Operation Warp Speed1 was underway, and against what history told us was possible, on the 12th of December 2020, Pfizer received Emergency Use Authorisation (EUA) by the FDA in the United States for its mRNA COVID-19 vaccine. Shortly after, Moderna’s mRNA vaccine received the same approval and since then, we have had additional vaccines approved: AstraZeneca; Novovax; & Janssen to name a few2.
What is special about Pfizer and Moderna’s vaccines is that this is the first time that mRNA technology had been approved for commercial use. Traditional vaccines work by teaching the immune system what the virus looks like by using a weakened virus or a critical piece of the virus’s protein coat. Once ‘educated’, the immune system will fight the virus if exposed. mRNA vaccines on the other hand, use the exact genetic code that makes the critical piece of the virus’s protein coat – which in the case of COVID-19, is the spike protein. Our own immune cells use this genetic code to make the critical protein, which then stimulates the production of antibodies and other immunity weapons that fight COVID-19 if exposed. These vaccines are highly effective against the virus, with efficacy greater than 90% at preventing symptomatic COVID-193.
mRNA has been said to be ‘revolutionising vaccinology’ according to Professor Beate Kampmann, the Director of the Vaccine Centre at the London School of Hygiene and Tropical Medicine and should see permanent changes in vaccine development. Other use cases of this technology are quickly emerging. For example, Moderna are currently in a Phase 3 study of their cytomegalovirus (CMV) vaccine candidate, which could be used to prevent CMV, one of the leading causes of birth defects worldwide .There are also studies underway looking at a mRNA influenza vaccine, multiple other pathogens of public health concern, along with research into potential oncological applications of mRNA technology.
We now seen a global vaccine rollout of epic proportions. Globally, 2.1 billion doses of the vaccine have been administered. The US has fully vaccinated about 42% of their total population, and in the UK, vaccination is even higher at about 53%. As vaccination rates have increased, we have seen COVID-19 cases and hospital admissions fall steeply.

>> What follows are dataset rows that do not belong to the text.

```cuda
static void stream_hoist_lean(StreamParams& P) {
    for (int dv = 0; dv < P.n_direct && P.n_hoist < kStreamMaxStaged; ++dv) {
      if (P.direct[dv].s1 != 0 || P.direct[dv].s2 != 1) continue;
      int cls = -1;
      bool same = true, used = false;
      for (int i = 0; i < P.n_insns; ++i) {
        const LInsn& L = P.insns[i];
        const int lop = L.handler >> 2;
        int fcls = (L.handler >> 1) & 1;
        if (lop == LO_CVT) fcls = 1 - fcls;
        const bool uses = (L.a_kind == L_DIRECT && L.a_arg == dv) || (L.b_kind == L_DIRECT && L.b_arg == dv) || (L.c_kind == L_DIRECT && L.c_arg == dv);
        if (!uses) continue;
        used = true;
        if (cls < 0) cls = fcls;
        else if (cls != fcls) same = false;
      }
      if (!used || !same) continue;
      const int reg = P.n_regs + P.n_hoist;
      if (reg >= 255) break;
      P.hoist[P.n_hoist].direct = dv;
      P.hoist[P.n_hoist].reg = reg;
      P.hoist[P.n_hoist].is_f32_class = cls;
      ++P.n_hoist;
      for (int i = 0; i < P.n_insns; ++i) {
        LInsn& L = P.insns[i];
        if (L.a_kind == L_DIRECT && L.a_arg == dv) { L.a_kind = L_REG; L.a_arg = (unsigned char)reg; }
        if (L.b_kind == L_DIRECT && L.b_arg == dv) { L.b_kind = L_REG; L.b_arg = (unsigned char)reg; }
        if (L.c_kind == L_DIRECT && L.c_arg == dv) { L.c_kind = L_REG; L.c_arg = (unsigned char)reg; }
      }
    }
  }

static void stream_layout(StreamParams& P) {
  unsigned off = 0;
  for (int j = 0; j < P.n_staged; ++j) {
    P.staged[j].off = off;
    off += (unsigned)(P.tv * kThreads * P.staged[j].es);
  }
  P.stage_bytes = off;
}

static size_t stream_smem(StreamParams& P) {
  const size_t tile = (size_t)P.tv * kThreads;
  const size_t regs = P.n_terms > 0 ? (size_t)P.n_thoist * tile * 8 : (size_t)(P.n_regs + P.n_hoist) * LV * kThreads * 8;
  const size_t budget = P.n_terms > 0 ? 70 * 1024 : 100 * 1024;
  if (regs + 1024 > budget) return 0;
  int depth = 0;
  if (P.n_staged > 0) {
    depth = (int)((budget - regs - 256) / P.stage_bytes);
    if (depth > 8) depth = 8;
    if (depth < 2) return 0;
  }
  P.depth = depth;
  return (size_t)depth * P.stage_bytes + regs + (size_t)(depth > 0 ? depth : 1) * 8 + 16;
}

bool plan_stream(const rb200_fused_op* op, int sms, int max_red_blocks, int n_split, bool use_terms, bool use_mapred, StreamPlan& T) {
  StreamParams& P = T.P;
  memset(&T, 0, sizeof(T));
  const bool column = op->n_axis_red_dims != 0;
  if (!column) {
    if (op->ndim != 1) return false;
    if (!lean_eligible(op, true)) return false;
    for (int s = 0; s < op->n_reds; ++s) {
      if (op->reds[s].ctype != RB200_T_F64) return false;
      if (op->reds[s].out_dtype != RB200_F64 && op->reds[s].out_dtype != RB200_F32) return false;
    }
    P.mode = 0;
    P.total = op->itershape[0];
  } else {
    if (op->ndim != 2 || op->n_axis_red_dims != 1 || op->n_reds != 1) return false;
    if (!lean_eligible(op, true)) return false;
    if (op->reds[0].ctype != RB200_T_F64) return false;
    const long long R = op->itershape[0], C = op->itershape[1];
    if (C % (LV * kThreads) != 0 || R < 2) return false;
    for (int i = 0; i < op->n_insns; ++i)
      if (op->insns[i].st_view != RB200_NOSTORE) return false;
    for (int v = 0; v < op->n_views; ++v) {
      const rb200_view& vw = op->views[v];
      if (vw.stride[1] != 1 || !(vw.stride[0] == C || vw.stride[0] == 0)) return false;
    }
    P.mode = 1;
    P.R = R;
    P.C = C;
    P.total = R * C;
  }
  P.tv = LV;
  stream_translate(op, P, column, P.C);
  TermBuild tb;
  tb.n_regs = P.n_regs;
  tb.direct = P.direct;
  tb.stream = true;
  tb.staged_fill = [](void*, int, int, TermStep*) -> bool { return true; };
  tb.ctx = nullptr;
  int out_view = -1;
  if (use_terms && build_terms(tb, P.insns, P.n_insns, P.terms, kMaxTerms, &P.n_terms, &P.n32, &out_view)) {
    auto src_of = [](void* ctx, const TermStep& t) -> MrSource {
      const StreamParams* Q = (const StreamParams*)ctx;
      MrSource r = {nullptr, 0, false};
      const LDirect* d = nullptr;
      if (t.xkind == X_STAGED) d = &Q->direct[Q->staged[t.xidx].dview];
      else if (t.xkind == X_DIRECT) d = &Q->direct[t.xidx];
      if (!d || d->s2 != 1) return r;
      if (Q->mode == 1 && !(d->s1 == Q->C || d->s1 == 0)) return r;
      r.base = d->base;
      r.f32 = d->dtype == RB200_F32;
      r.row_broadcast = Q->mode == 1 && d->s1 == 0;
      return r;
    };
    if (use_mapred && op->n_reds == 1 && mapred_try(P.mode, P.terms, P.n_terms, P.n32, P.scal, src_of, &P, &T.mr) == 0) {
      MrParams& M = T.mr;
      const int vec = M.src_f32 ? 4 : 2;
      bool ok = true;
      if (!column) {
        M.total = P.total;
        M.red.op = op->reds[0].op;
        M.red.ctype = op->reds[0].ctype;
        M.red.out = op->reds[0].out;
        M.red.out_dtype = op->reds[0].out_dtype;
        M.red_counter = (unsigned int*)op->red_scratch;
        M.red_partials = (u64*)((char*)op->red_scratch + 256);
        long long blocks = (P.total / (vec * 4) + kThreads - 1) / kThreads;
        long long cap = (long long)sms * 8;
        if (cap > max_red_blocks) cap = max_red_blocks;
        if (blocks > cap) blocks = cap;
        if (blocks < 1) blocks = 1;
        T.blocks = blocks;
      } else {
        const long long chunk = (long long)kThreads * vec;
        if (P.C % chunk != 0 || (P.C * (M.src_f32 ? 4 : 8)) % 16 != 0) ok = false;
        if (ok) {
          M.R = P.R;
          M.C = P.C;
          M.n_chunks = (int)(P.C / chunk);
          int eff = (int)(((long long)sms * 8) / M.n_chunks);
          if (n_split > 0 && eff > n_split) eff = n_split;
          if ((long long)eff > P.R) eff = (int)P.R;
          if (eff < 1) eff = 1;
          M.n_split = eff;
          M.rows_per_split = (P.R + eff - 1) / eff;
          M.red_partials = (u64*)op->red_scratch;
          T.eff = eff;
          T.blocks = (long long)eff * M.n_chunks;
        }
      }
      if (ok) {
        T.use_mr = true;
        T.smem = 0;
        return true;
      }
    }
    stream_layout(P);
    if (column) {
      for (int i = 0; i < P.n_terms; ++i) {
        TermStep& t = P.terms[i];
        if (t.xkind != X_DIRECT || P.direct[t.xidx].s1 != 0 || P.direct[t.xidx].s2 != 1) continue;
        int h = -1;
        for (int q = 0; q < P.n_thoist; ++q)
          if (P.thoist_direct[q] == t.xidx) h = q;
        if (h < 0 && P.n_thoist < kStreamMaxStaged) {
          h = P.n_thoist++;
          P.thoist_direct[h] = t.xidx;
        }
        if (h >= 0) {
          t.xkind = X_HOIST;
          t.xidx = (unsigned char)h;
        }
      }
    }
  } else {
    P.n_terms = 0;
    if (column) stream_hoist_lean(P);
  }
  T.smem = stream_smem(P);
  if (T.smem == 0) return false;
  const long long tile = (long long)P.tv * kThreads;
  P.n_reds = op->n_reds;
  for (int s = 0; s < op->n_reds; ++s) {
    P.reds[s].op = op->reds[s].op;
    P.reds[s].ctype = op->reds[s].ctype;
    P.reds[s].out = op->reds[s].out;
    P.reds[s].out_dtype = op->reds[s].out_dtype;
  }
  if (!column) {
    P.n_tiles = (P.total + tile - 1) / tile;
    if (op->n_reds > 0) {
      P.red_counter = (unsigned int*)op->red_scratch;
      P.red_partials = (u64*)((char*)op->red_scratch + 256);
    }
    long long blocks = P.n_tiles;
    long long cap = (long long)sms * ((P.n_terms > 0 && T.smem <= 72 * 1024) ? RB200_STREAM_MINB8 : 2);
    if (op->n_reds > 0 && cap > max_red_blocks) cap = max_red_blocks;
    if (blocks > cap) blocks = cap;
    T.blocks = blocks;
  } else {
    P.n_chunks = (int)(P.C / tile);
    const int per_sm = (P.n_terms > 0 && T.smem <= 72 * 1024) ? RB200_STREAM_MINB8 : 2;
    if (P.n_chunks > sms * per_sm) return false;
    int eff = (int)(((long long)sms * per_sm) / P.n_chunks);
    if (n_split > 0 && eff > n_split) eff = n_split;
    if ((long long)eff > P.R) eff = (int)P.R;
    if (eff < 1) eff = 1;
    P.n_split = eff;
    P.rows_per_split = (P.R + eff - 1) / eff;
    P.red_partials = (u64*)op->red_scratch;
    T.eff = eff;
    T.blocks = (long long)eff * P.n_chunks;
  }
  return true;
}

std::string describe_stream(const StreamPlan& T) {
  const StreamParams& P = T.P;
  char buf[320];
  if (T.use_mr) {
    snprintf(buf, sizeof(buf), "kernel=mapred mode=%s source=%s ops=%d(f32:%d) broadcast_operand=%d reduction=%d loads=128bit ctas=%lld", P.mode == 0 ? "global" : "columns",
             T.mr.src_f32 ? "f32" : "f64", T.mr.n32 + T.mr.n64, T.mr.n32, T.mr.vsrc ? 1 : 0, T.mr.redop, T.blocks);
    return buf;
  }
  snprintf(buf, sizeof(buf),
           "kernel=%s mode=%s staged_views=%d ring_depth=%d stage_bytes=%u direct_views=%d hoisted=%d lean_insns=%d terms=%d(f32:%d) tile=%d reds=%d "
           "ctas=%lld smem=%zu",
           P.n_terms > 0 ? "stream_terms" : "stream", P.mode == 0 ? "elementwise" : "columns", P.n_staged, P.depth, P.stage_bytes, P.n_direct,
           P.n_terms > 0 ? P.n_thoist : P.n_hoist, P.n_insns, P.n_terms, P.n32, P.tv * kThreads, P.n_reds, T.blocks, T.smem);
  return buf;
}

cudaError_t launch_stream(const StreamPlan& T, cudaStream_t stream) {
  if (T.use_mr) return mapred_launch(T.mr, (unsigned)T.blocks, stream);
  static const bool attrs = []() {
    cudaFuncSetAttribute(stream_kernel, cudaFuncAttributeMaxDynamicSharedMemorySize, 101 * 1024);
    cudaFuncSetAttribute(stream_terms_kernel<8>, cudaFuncAttributeMaxDynamicSharedMemorySize, 101 * 1024);
    return true;
  }();
  (void)attrs;
  if (T.P.n_terms > 0) stream_terms_kernel<8><<<(unsigned)T.blocks, kThreads, T.smem, stream>>>(T.P);
  else stream_kernel<<<(unsigned)T.blocks, kThreads, T.smem, stream>>>(T.P);
  return cudaGetLastError();
}

}
```

### ramba_b200/csrc/rb200_stream.h

```cpp
#pragma once
#include <cuda_runtime.h>

#include <string>

#include "rb200_lean.cuh"
#include "rb200_mapred.h"
#include "rb200_terms.h"

namespace rb200 {

constexpr int kStreamMaxStaged = 4;
constexpr int kStreamTile = LV * kThreads;

struct StreamStaged {
  const char* base;
  int es;
  int dview;
  unsigned off;
  int pad;
};

struct StreamHoist {
  int direct, reg, is_f32_class;
};

struct StreamParams {
  int mode;
  long long total, n_tiles;
  long long R, C, rows_per_split;
  int n_chunks, n_split;
  int n_staged, depth;
  unsigned stage_bytes;
  StreamStaged staged[kStreamMaxStaged];
  int n_direct;
  LDirect direct[RB200_MAX_VIEWS];
  int n_hoist;
  StreamHoist hoist[kStreamMaxStaged];
  int n_insns, n_regs;
  LInsn insns[RB200_MAX_INSNS];
  u64 scal[RB200_MAX_SCALARS];
  int n_reds;
  KRed reds[RB200_MAX_REDS];
  u64* red_partials;
  unsigned int* red_counter;
  int tv, n_terms, n32;
  int n_thoist;
  int thoist_direct[kStreamMaxStaged];
  TermStep terms[kMaxTerms];
};
constexpr int X_HOIST = 3;

struct StreamPlan {
  StreamParams P;
  size_t smem;
  long long blocks;
  int eff;
  bool use_mr;
  MrParams mr;
};

bool plan_stream(const rb200_fused_op* op, int sms, int max_red_blocks, int n_split, bool use_terms, bool use_mapred, StreamPlan& T);
std::string describe_stream(const StreamPlan& T);
cudaError_t launch_stream(const StreamPlan& T, cudaStream_t stream);

}
```

### ramba_b200/csrc/rb200_tile.cu

```cuda
#include <cuda.h>
#include <cuda_runtime.h>
#include <stdio.h>
#include <string.h>
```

Chart: US vaccinations compared to daily infections
Source: JP Morgan Research, Our World In Data, United States Centers for Disease Control and Prevention
Looking at biotechnology more broadly, its saviour role in the pandemic has created a level of funding significantly higher than historical levels. Venture capital biotechnology financing in 2020 was $23bn, a +60% year-on-year increase from 2019 – a previous record year and as of the first quarter of 2021, trailing twelve months global biotechnology funding was $100bn.
Chart: Trailing twelve months global biotech funding
Source: Jefferies Research and Factset
The outcome of an investment in one of these early stage biotechnology companies is somewhat binary, the pay-off can be large, but so is the downside. Instead, Milford seeks to capitalise on the buoyant drug development funding environment via investment in the companies exposed to the drug development process – those that provide the tools needed to undertake this research as well as companies that provide services such as outsourced drug research and manufacturing. We see value in Thermo Fisher Scientific and Danaher, global life sciences conglomerates where we believe the market is too focused on short term earnings headwinds. Both these companies also sell COVID-19 diagnostic tests which provided a boost during the pandemic and drove strong stock performance.
However, in 2021 this share price outperformance has waned as vaccines are rolled out and COVID-19 cases fall. The market recognises that the boost from diagnostic testing is fading, creating earnings challenges in the near-term, however the market’s penalisation of a stock driven by short-term concerns can create investment opportunity. Any investment carries risk, but we expect these two companies to continue to play an important role in our diversified portfolio, as they capitalise on the favourable longer-term trends of drug development.